From Main Street to Wall Street—10 Things a Startup Should Do to Groom Itself for an Eventual IPO


You’ve got the vision, the core team, and even a little money. You’re prepared to devote enormous time and energy to your new startup. You’re unsure what the future will bring but you want to preserve the possibility of going public some day. Here are 10 things you can do to put your startup on the path to an eventual IPO:

[Editor’s note: Last month, the author shared a list of 10 things companies need to do now if they hope to go public in the next year or so. This month, he turns the company’s clock back and discusses key steps that can help put a startup on the IPO path.]
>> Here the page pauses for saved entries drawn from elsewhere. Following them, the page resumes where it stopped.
static int run_dp(scrf_handle h, scrf_batch b, uint32_t u0, uint32_t u1, ChunkBufs& cb, bool post, uint32_t* nl_out, bool ponly = false) {
  const ScrfLayout& l = h->lay;
  const uint64_t nutt = u1 - u0, nfr = b->frame_off[u1] - b->frame_off[u0];
  const int frame_model = h->cfg.model_type == SCRF_STDFRAME || h->frame_mass;
  ScrfBatchView bv = b->view();
  uint32_t nl = 0;
  if (segtrans(h)) {
    if (fb_segtrans_smem_bytes(l, fb_block_threads(l)) > 160 * 1024)
      return fail(h, SCRF_ERR_INVALID, "labels x maximum duration = %u x %u is too large for the stdseg_no_dur recursion "
                  "(its three [D][L] rings must fit 160 KB of LDS)", l.L, l.D);
    KT_RUN("k_fb_segtrans", cb.st, launch_fb_segtrans(cb.st, h->kn, l, bv, u0, (uint32_t)nutt, b->d_prev_lab, cb.S, cb.M, cb.AD, cb.alpha, cb.beta,
                       post ? cb.XI : nullptr, b->d_numer, b->d_zx, b->d_status, post ? 1 : 0));
    nl = 1;
  } else if (!cb.wave) {
    if (fb_smem_bytes(l, fb_block_threads(l)) > 160 * 1024)
      return fail(h, SCRF_ERR_INVALID, "labels x maximum duration = %u x %u is too large for the workgroup-per-utterance recursion "
                  "(its two [D][L] rings must fit 160 KB of LDS; the wavefront kernels cover L <= 256 with D <= 40)", l.L, l.D);
    if (post && cb.xi_acc) HIPCHK(h, hipMemsetAsync(cb.xi_acc, 0, sizeof(double) * nutt * l.L * l.L, cb.st));
    KT_RUN("k_fb", cb.st, launch_fb(cb.st, l, bv, u0, (uint32_t)nutt, cb.S, cb.M, cb.m_per_frame, cb.AD, cb.alpha, cb.beta, post ? cb.XI : nullptr,
              post ? cb.xi_acc : nullptr, b->d_numer, b->d_zx, b->d_status, post ? 1 : 0, frame_model));
    nl = 1;
  } else {
    if (cb.m_per_frame) { KT_RUN("k_exp_m", cb.st, launch_exp_m(cb.st, h->kn, cb.M, l.L, nfr, cb.E, cb.ET, cb.msh)); nl++; }
    if (cb.lin) {
      const uint64_t nseg = b->seg_off[u1] - b->seg_off[u0];
      if (!cb.es_ready) {
        if (!ponly) KT_RUN("k_true_scores", cb.st, launch_true_scores(cb.st, l, bv, b->d_frame_u, u0, nfr, cb.S, cb.s_true));
        KT_RUN("k_exp_rows", cb.st, launch_exp_rows(cb.st, cb.S, nseg, l.L, cb.smax));
        nl += ponly ? 1 : 2;
      }
      {
        PhaseTimer tk(h, PH_K_DP, cb.st);
        KT_RUN(l.L > 64 ? "k_dp_lin_mw" : "k_dp_lin", cb.st, launch_dp_lin(cb.st, h->kn, l, bv, u0, (uint32_t)nutt, cb.S, cb.smax, cb.E, cb.ET, cb.msh, cb.m_per_frame, cb.dl,
                      b->d_zx, b->d_status));
        tk.stop(1);
      }
      if (ponly) {
        if (nl_out) *nl_out = nl + 1;
        HIPCHK(h, hipGetLastError());
        return SCRF_OK;
      }
      if (cb.fused) {
        if (l.L > 64) HIPCHK(h, hipMemsetAsync(cb.mass_s, 0, sizeof(double) * nfr, cb.st));
        uint32_t t_max = 0;
        for (uint64_t u = u0; u < u1; u++) t_max = std::max(t_max, b->T[u]);
        KT_RUN("k_post_z", cb.st, launch_post_z(cb.st, h->kn, l, bv, u0, (uint32_t)nutt, b->d_next_lab, cb.s_true, cb.M, cb.m_per_frame, cb.S, cb.smax,
                      cb.dl, b->d_zx, cb.numer_f, b->d_status, cb.Z, cb.mass_s, cb.la ? 1 : 0, t_max, nfr));
        cb.z_ready = true;
      } else {
        KT_RUN("k_post_lin", cb.st, launch_post_lin(cb.st, l, bv, b->d_frame_u, u0, nfr, b->d_next_lab, cb.s_true, cb.M, cb.m_per_frame, cb.S,
                        cb.smax, cb.dl, b->d_zx, cb.numer_f, b->d_status, cb.mass_s));
      }
      KT_RUN("k_mass_check", cb.st, launch_mass_check(cb.st, bv, b->d_frame_u, u0, nfr, l.L, frame_model, 1, cb.dl.a, cb.dl.ga, cb.dl.b, cb.dl.gb,
                        b->d_zx, cb.mass_s, b->d_status));
      KT_RUN("k_numer_reduce", cb.st, launch_numer_reduce(cb.st, bv, u0, (uint32_t)nutt, cb.numer_f, b->d_numer));
      if (l.use_tf) KT_RUN("k_xi_lin", cb.st, launch_xi_lin(cb.st, l, bv, b->d_frame_u, u0, nfr, cb.dl, b->d_zx));
      else KT_RUN("k_xi_scale", cb.st, launch_xi_scale(cb.st, bv, b->d_frame_u, u0, nfr, cb.dl, b->d_zx));
      nl += 5;
      if (l.use_tf) {
        KT_RUN("k_xi_full", cb.st, launch_xi_full(cb.st, l, bv, u0, u1, nfr, b->d_next_lab, cb.fA, cb.fB, cb.E, cb.msh, cb.XI));
        nl++;
      }
      if (nl_out) *nl_out = nl;
      HIPCHK(h, hipGetLastError());
      return SCRF_OK;
    }
    {
      PhaseTimer tk(h, PH_K_DP, cb.st);
      KT_RUN("k_dp_wave", cb.st, launch_dp_wave(cb.st, l, bv, u0, (uint32_t)nutt, cb.S, cb.E, cb.ET, cb.msh, cb.m_per_frame, cb.AD, cb.alpha,
                     cb.beta, cb.sd, b->d_zx, b->d_status));
      tk.stop(1);
    }
    nl++;
    if (post) {
      KT_RUN("k_post_state", cb.st, launch_post_state(cb.st, l, bv, u0, u1, nfr, b->d_next_lab, cb.S, cb.M, cb.m_per_frame, cb.AD, cb.beta,
                        b->d_zx, cb.numer_f, b->d_status, cb.mass_s));
      KT_RUN("k_mass_check", cb.st, launch_mass_check(cb.st, bv, b->d_frame_u, u0, nfr, l.L, frame_model, 0, cb.alpha, nullptr, cb.beta, nullptr,
                        b->d_zx, cb.mass_s, b->d_status));
      KT_RUN("k_numer_reduce", cb.st, launch_numer_reduce(cb.st, bv, u0, (uint32_t)nutt, cb.numer_f, b->d_numer));
      KT_RUN("k_xi_factors", cb.st, launch_xi_factors(cb.st, l, bv, u0, u1, nfr, cb.alpha, cb.sd, b->d_zx, cb.fA, cb.fB));
      nl += 4;
      if (l.use_tf) {
        KT_RUN("k_xi_full", cb.st, launch_xi_full(cb.st, l, bv, u0, u1, nfr, b->d_next_lab, cb.fA, cb.fB, cb.E, cb.msh, cb.XI));
        nl++;
      }
    }
  }
  if (nl_out) *nl_out = nl;
  HIPCHK(h, hipGetLastError());
  return SCRF_OK;
// ... 14 lines not shown
  latch[1] = SCRF_LATCH_IDLE;
}
static void latch_decode(const int* h_latch, int out[2]) {
  out[0] = out[1] = 0;
  if (h_latch[0] != 0 && h_latch[1] != SCRF_LATCH_IDLE) {
    out[0] = h_latch[1] & 0xff;
    out[1] = (int)((uint32_t)h_latch[1] >> 8);
  }
}
__global__ void k_commit(double* __restrict__ grad, const double* __restrict__ stage, uint32_t n,
                         double* __restrict__ sums, const double* __restrict__ sums_stage,
                         const int* __restrict__ latch) {
  if (latch[0] != 0) return;
  const uint32_t i = blockIdx.x * blockDim.x + threadIdx.x;
  if (i < n) grad[i] += stage[i];
  if (i < 3) sums[i] += sums_stage[i];
}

• Protect Your IP: In some sectors, intellectual property is the heart of the company, but even low-tech or no-tech startups routinely rely on confidential information, trademarks, domain names, and copyrights. You should fashion an IP protection program that matches your needs and budget. Basic IP protection includes: corporate name and trademark searches; non disclosure and invention assignment agreements with employees; confidentiality and IP ownership agreements with consultants and third-parties; limitation of internal access to confidential information to persons with a need to know; proper use of confidentiality legends, trademark symbols, and copyright notices; and domain name registration.

• Respect Former Employers: Sure, you’ve got a great idea and maybe some technology to get you started, but be certain your nascent technology isn’t owned by a former employer, since a lawsuit can stop your new company in its tracks. Similarly, be mindful of any non competition or non-solicitation agreements you or your employees may have-these obligations can affect both the nature of your business and your ability to recruit talent from former employers.
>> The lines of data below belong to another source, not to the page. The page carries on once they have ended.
template <int THREADS, class LowWord>
__device__ __forceinline__ void emit_half_lists(const HalfOut &ho, uint32_t n, uint32_t *hdst, uint32_t *hcnt, uint64_t *s_tab, LowWord low_word) {
    const int tid = threadIdx.x, lane = tid & (LSR_WAVE - 1), wid = tid / LSR_WAVE;
    constexpr int kWaves = THREADS / LSR_WAVE;
    uint32_t run0 = 0u, run1 = 0u;
    for (uint32_t base = 0; base < n; base += LSR_WAVE * LSR_WAVE) {
        for (int c = wid; c < LSR_WAVE; c += kWaves) {
            const uint32_t p = base + (uint32_t)(c * LSR_WAVE + lane);
            uint64_t packed = 0;
            if (p - lane < n) {
                const uint32_t w = low_word(min(p, n - 1));
                const uint32_t m16 = p < n ? key_mask(ho, w) : 0u;
                packed = (uint64_t)__builtin_popcountll(__ballot((m16 & 0x00FFu) != 0u)) |
                         ((uint64_t)__builtin_popcountll(__ballot((m16 & 0xFF00u) != 0u)) << 32);
            }
            if (lane == 0) s_tab[c] = packed;
        }
        __syncthreads();
        if (wid == 0) {
            const uint64_t v = s_tab[lane];
            uint64_t incl = v;
#pragma unroll
            for (int off = 1; off < LSR_WAVE; off <<= 1) { const uint64_t t = __shfl_up(incl, off); if (lane >= off) incl += t; }
            s_tab[LSR_WAVE + lane] = incl - v;
            if (lane == LSR_WAVE - 1) s_tab[2 * LSR_WAVE] = incl;
        }
        __syncthreads();
        const uint64_t tot = s_tab[2 * LSR_WAVE];
        for (int c = wid; c < LSR_WAVE; c += kWaves) {
            const uint32_t p = base + (uint32_t)(c * LSR_WAVE + lane);
            if (p - lane >= n) break;
            const uint32_t w = low_word(min(p, n - 1));
            const uint32_t idx = key_index(ho, w), m16 = p < n ? key_mask(ho, w) : 0u;
            const uint64_t off = s_tab[LSR_WAVE + c];
#pragma unroll
            for (int h = 0; h < 2; ++h) {
                const uint32_t bits = half_bits(m16, h);
                const uint64_t bal = __ballot(bits != 0u);
                if (bits) {
                    const uint32_t below = __builtin_amdgcn_mbcnt_hi((uint32_t)(bal >> 32), __builtin_amdgcn_mbcnt_lo((uint32_t)bal, 0u));
                    hdst[(size_t)h * n + (h ? run1 : run0) + (uint32_t)(off >> (32 * h)) + below] = list_entry(ho, idx, bits);
                }
            }
        }
        run0 += (uint32_t)tot; run1 += (uint32_t)(tot >> 32);
        __syncthreads();
    }
    if (tid < 2) hcnt[tid] = tid == 0 ? run0 : run1;
}

constexpr uint32_t kBucketOverflow = 48;

template <int CAP, int THREADS>
__device__ __forceinline__ void sort_tile(uint64_t *s_keys, size_t vt, int tier, const uint32_t *__restrict__ tile_start,
                                          const uint64_t *__restrict__ keys, uint32_t *__restrict__ point_list,
                                          const HalfOut &ho, unsigned long long *trace) {
#ifdef LSR_ENABLE_TRACE
#define LSR_STAMP(k) do { if (trace && threadIdx.x == 0) trace[8 * (size_t)blockIdx.x + (k)] = wall_clock64(); } while (0)
#else
#define LSR_STAMP(k) do { } while (0)
#endif
    LSR_STAMP(0);
    static_assert(CAP % THREADS == 0, "whole keys per thread");
    constexpr int NB = CAP < 2048 ? CAP : 2048;
    constexpr int kWaves = THREADS / LSR_WAVE;
    uint32_t *s_cnt = (uint32_t *)(s_keys + CAP);
    uint64_t *s_red = s_keys;
    uint32_t *s_wsum = (uint32_t *)(s_keys + 2 * kWaves);
    uint32_t *s_flag = s_wsum + kWaves;
    const int tid = threadIdx.x, lane = tid & (LSR_WAVE - 1), wid = tid / LSR_WAVE;
    const uint32_t start = tile_start[vt], n = tile_start[vt + 1] - start;
    uint32_t *hcnt = ho.half_count + 2 * vt, *hdst = ho.half_list + 2 * (size_t)start;
    if (n == 0) { if (tid < 2) hcnt[tid] = 0; return; }
    if ((uint64_t)start + n > ho.capacity) {
        if (tid < 2) hcnt[tid] = 0;
        if (tid == 0) ho.header[kHdrOverflow] = 1u;
        return;
    }
    if (n > ho.n_limit) {
        if (tid < 2) hcnt[tid] = 0;
        return;
    }
    if (n > (uint32_t)CAP) {
        if (tid == 0 && tier == 0) {
            const int cls = n > (uint32_t)kSortTier2 ? 1 : 0;
            const uint32_t i = atomicAdd(ho.long_count[cls], 1u);
            ho.long_list[cls ? ho.long_cap - 1u - i : i] = (uint32_t)vt;
        }
        return;
    }
    const uint64_t *src = (ho.seg_cap && n <= ho.seg_cap) ? ho.seg_keys + vt * (size_t)ho.seg_cap : keys + start;
    if (n == 1) {
        if (tid == 0) {
            const uint32_t w = (uint32_t)src[0], idx = key_index(ho, w);
            point_list[start] = idx;
            const uint32_t m = key_mask(ho, w);
            for (int h = 0; h < 2; ++h) {
                const uint32_t bits = half_bits(m, h);
                if (bits) hdst[h] = list_entry(ho, idx, bits);
                hcnt[h] = bits ? 1u : 0u;
            }
        }
        return;
    }

    constexpr int PERK = CAP / THREADS;
    uint64_t kreg[PERK];
#pragma unroll
    for (int q = 0; q < PERK; ++q) {
        const uint32_t i = tid + q * THREADS;
        const uint64_t k = src[min(i, n - 1)];
        kreg[q] = i < n ? k : ~0ull;
    }
    uint64_t kmin = ~0ull, kmax = 0ull;
#pragma unroll
    for (int q = 0; q < PERK; ++q) {
        const uint64_t k = kreg[q];
        kmin = k < kmin ? k : kmin;
        if (tid + q * THREADS < n) kmax = k > kmax ? k : kmax;
    }
#pragma unroll
    for (int off = 32; off > 0; off >>= 1) {
        const uint64_t a = __shfl_xor(kmin, off), b = __shfl_xor(kmax, off);
        kmin = a < kmin ? a : kmin; kmax = b > kmax ? b : kmax;
    }
    if (lane == 0) { s_red[2 * wid] = kmin; s_red[2 * wid + 1] = kmax; }
// ... 49 lines not shown
        for (int q = 0; q < PERK; ++q) {
            dst[q] = 0;
            if (tid + q * THREADS < n) {
                const uint64_t key = kreg[q];
                const uint32_t b = (uint32_t)((key - kmin) >> shift);
                const uint32_t lo = s_cnt[b], hi = b + 1 < (uint32_t)NB ? s_cnt[b + 1] : n;
                uint32_t below = 0;
                for (uint32_t j = lo; j < hi; j += 4) {
                    const uint32_t last = hi - 1;
                    const uint64_t m0 = s_keys[j], m1 = s_keys[min(j + 1, last)], m2 = s_keys[min(j + 2, last)], m3 = s_keys[min(j + 3, last)];
                    below += (m0 < key) + (j + 1 < hi && m1 < key) + (j + 2 < hi && m2 < key) + (j + 3 < hi && m3 < key);
                }
                dst[q] = lo + below;
            }
        }
        __syncthreads();
        uint32_t *s_out = (uint32_t *)s_keys;
#pragma unroll
        for (int q = 0; q < PERK; ++q)
            if (tid + q * THREADS < n) s_out[dst[q]] = (uint32_t)kreg[q];
        __syncthreads();
        LSR_STAMP(5);
        for (uint32_t i = tid; i < n; i += THREADS) point_list[start + i] = key_index(ho, s_out[i]);
        emit_half_lists<THREADS>(ho, n, hdst, hcnt, (uint64_t *)s_cnt, [&](uint32_t p) { return s_out[p]; });
        LSR_STAMP(6);
    } else {
        uint32_t npad = 2;
        while (npad < n) npad <<= 1;
        __syncthreads();
        if (npad <= (uint32_t)CAP) {
#pragma unroll
            for (int q = 0; q < PERK; ++q)
                if (tid + q * THREADS < npad) s_keys[tid + q * THREADS] = kreg[q];
        } else {
            static_assert(CAP * 8 + NB * 4 >= (CAP <= 2048 ? CAP : (CAP <= 4096 ? 4096 : CAP)) * 8, "bitonic padding fits the allocation");
#pragma unroll
            for (int q = 0; q < PERK; ++q) s_keys[tid + q * THREADS] = kreg[q];
            for (uint32_t i = CAP + tid; i < npad; i += THREADS) s_keys[i] = ~0ull;
        }
        __syncthreads();
        for (uint32_t k = 2; k <= npad; k <<= 1) {
            for (uint32_t j = k >> 1; j > 0; j >>= 1) {
                for (uint32_t t = tid; t < (npad >> 1); t += THREADS) {
                    const uint32_t lo = ((t & ~(j - 1)) << 1) | (t & (j - 1));
                    const uint32_t hi = lo | j;
                    const bool up = (lo & k) == 0;
                    const uint64_t a = s_keys[lo], b = s_keys[hi];
                    if ((a > b) == up) { s_keys[lo] = b; s_keys[hi] = a; }
                }
                __syncthreads();
            }
        }
        for (uint32_t i = tid; i < n; i += THREADS) point_list[start + i] = key_index(ho, (uint32_t)s_keys[i]);
        emit_half_lists<THREADS>(ho, n, hdst, hcnt, (uint64_t *)s_cnt, [&](uint32_t p) { return (uint32_t)s_keys[p]; });
    }
#ifdef LSR_ENABLE_TRACE
    if (trace && tid == 0) {
        unsigned hwid, xcc;
        asm volatile("s_getreg_b32 %0, hwreg(HW_REG_HW_ID)" : "=s"(hwid));
        asm volatile("s_getreg_b32 %0, hwreg(HW_REG_XCC_ID)" : "=s"(xcc));
        trace[8 * (size_t)blockIdx.x + 7] = ((unsigned long long)n << 40) | ((unsigned long long)(xcc & 0xff) << 32) | hwid;
    }
#endif
#undef LSR_STAMP
}

template <int CAP, int THREADS, bool PERSISTENT>
__global__ void __launch_bounds__(THREADS, CAP <= 4096 ? 6 : (CAP <= 8192 ? 4 : 2))
k_sort_tiles(int cls, const uint32_t *__restrict__ order, const uint32_t *__restrict__ tile_start, const uint64_t *__restrict__ keys,
             uint32_t *__restrict__ point_list, HalfOut ho, unsigned long long *trace) {
    extern __shared__ uint64_t s_keys[];
    if (!PERSISTENT) {
        const size_t vt = order ? (size_t)(order[2 * (size_t)blockIdx.x] & kItemTileMask) : (size_t)blockIdx.x;
        sort_tile<CAP, THREADS>(s_keys, vt, 0, tile_start, keys, point_list, ho, trace);
    } else {
        const uint32_t count = *ho.long_count[cls];
        for (uint32_t i = blockIdx.x; i < count; i += gridDim.x) {
            sort_tile<CAP, THREADS>(s_keys, long_tile(ho, cls, i), 1, tile_start, keys, point_list, ho, trace);
            __syncthreads();
        }
    }
}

• Bootstrap to Avoid Dilution: A founder’s sweat equity is a crucial part of the startup package, and by granting equity incentives a startup can pay less cash compensation to employees (although minimum wage laws still apply). “Bootstrapping” can help delay substantial outside investment until significant milestones justify a higher valuation-and protect that equity from dilution. Bootstrapping might include founder resources, loans from friends and family, or cash flow from operations. Friends-and-family investments present both benefits (it is money) and disadvantages (it can be awkward to ask Mom for a loan), but may be the best funding alternative at inception.

• Stay Out of the Woodwork: An IPO can be “woodwork” time. People you’ve long since forgotten might show up looking for a piece of the company. Preempt these surprises by making sure your IP rights are properly documented and all equity arrangements are in writing.

• Employ At-Will and Take Vacations: Your employment policies will evolve with growth in your business. An essential one is an employment at-will policy-stating that the employment of any employee can be terminated at any time and for any reason, or for no reason. The policy’s purpose is to negate any inference that an employee is entitled to continued employment or severance upon termination. Limits on vacation carryover should also be adopted early on, to avoid the buildup of accrued vacation on your books. Besides, annual vacations will keep key employees fresh and productive.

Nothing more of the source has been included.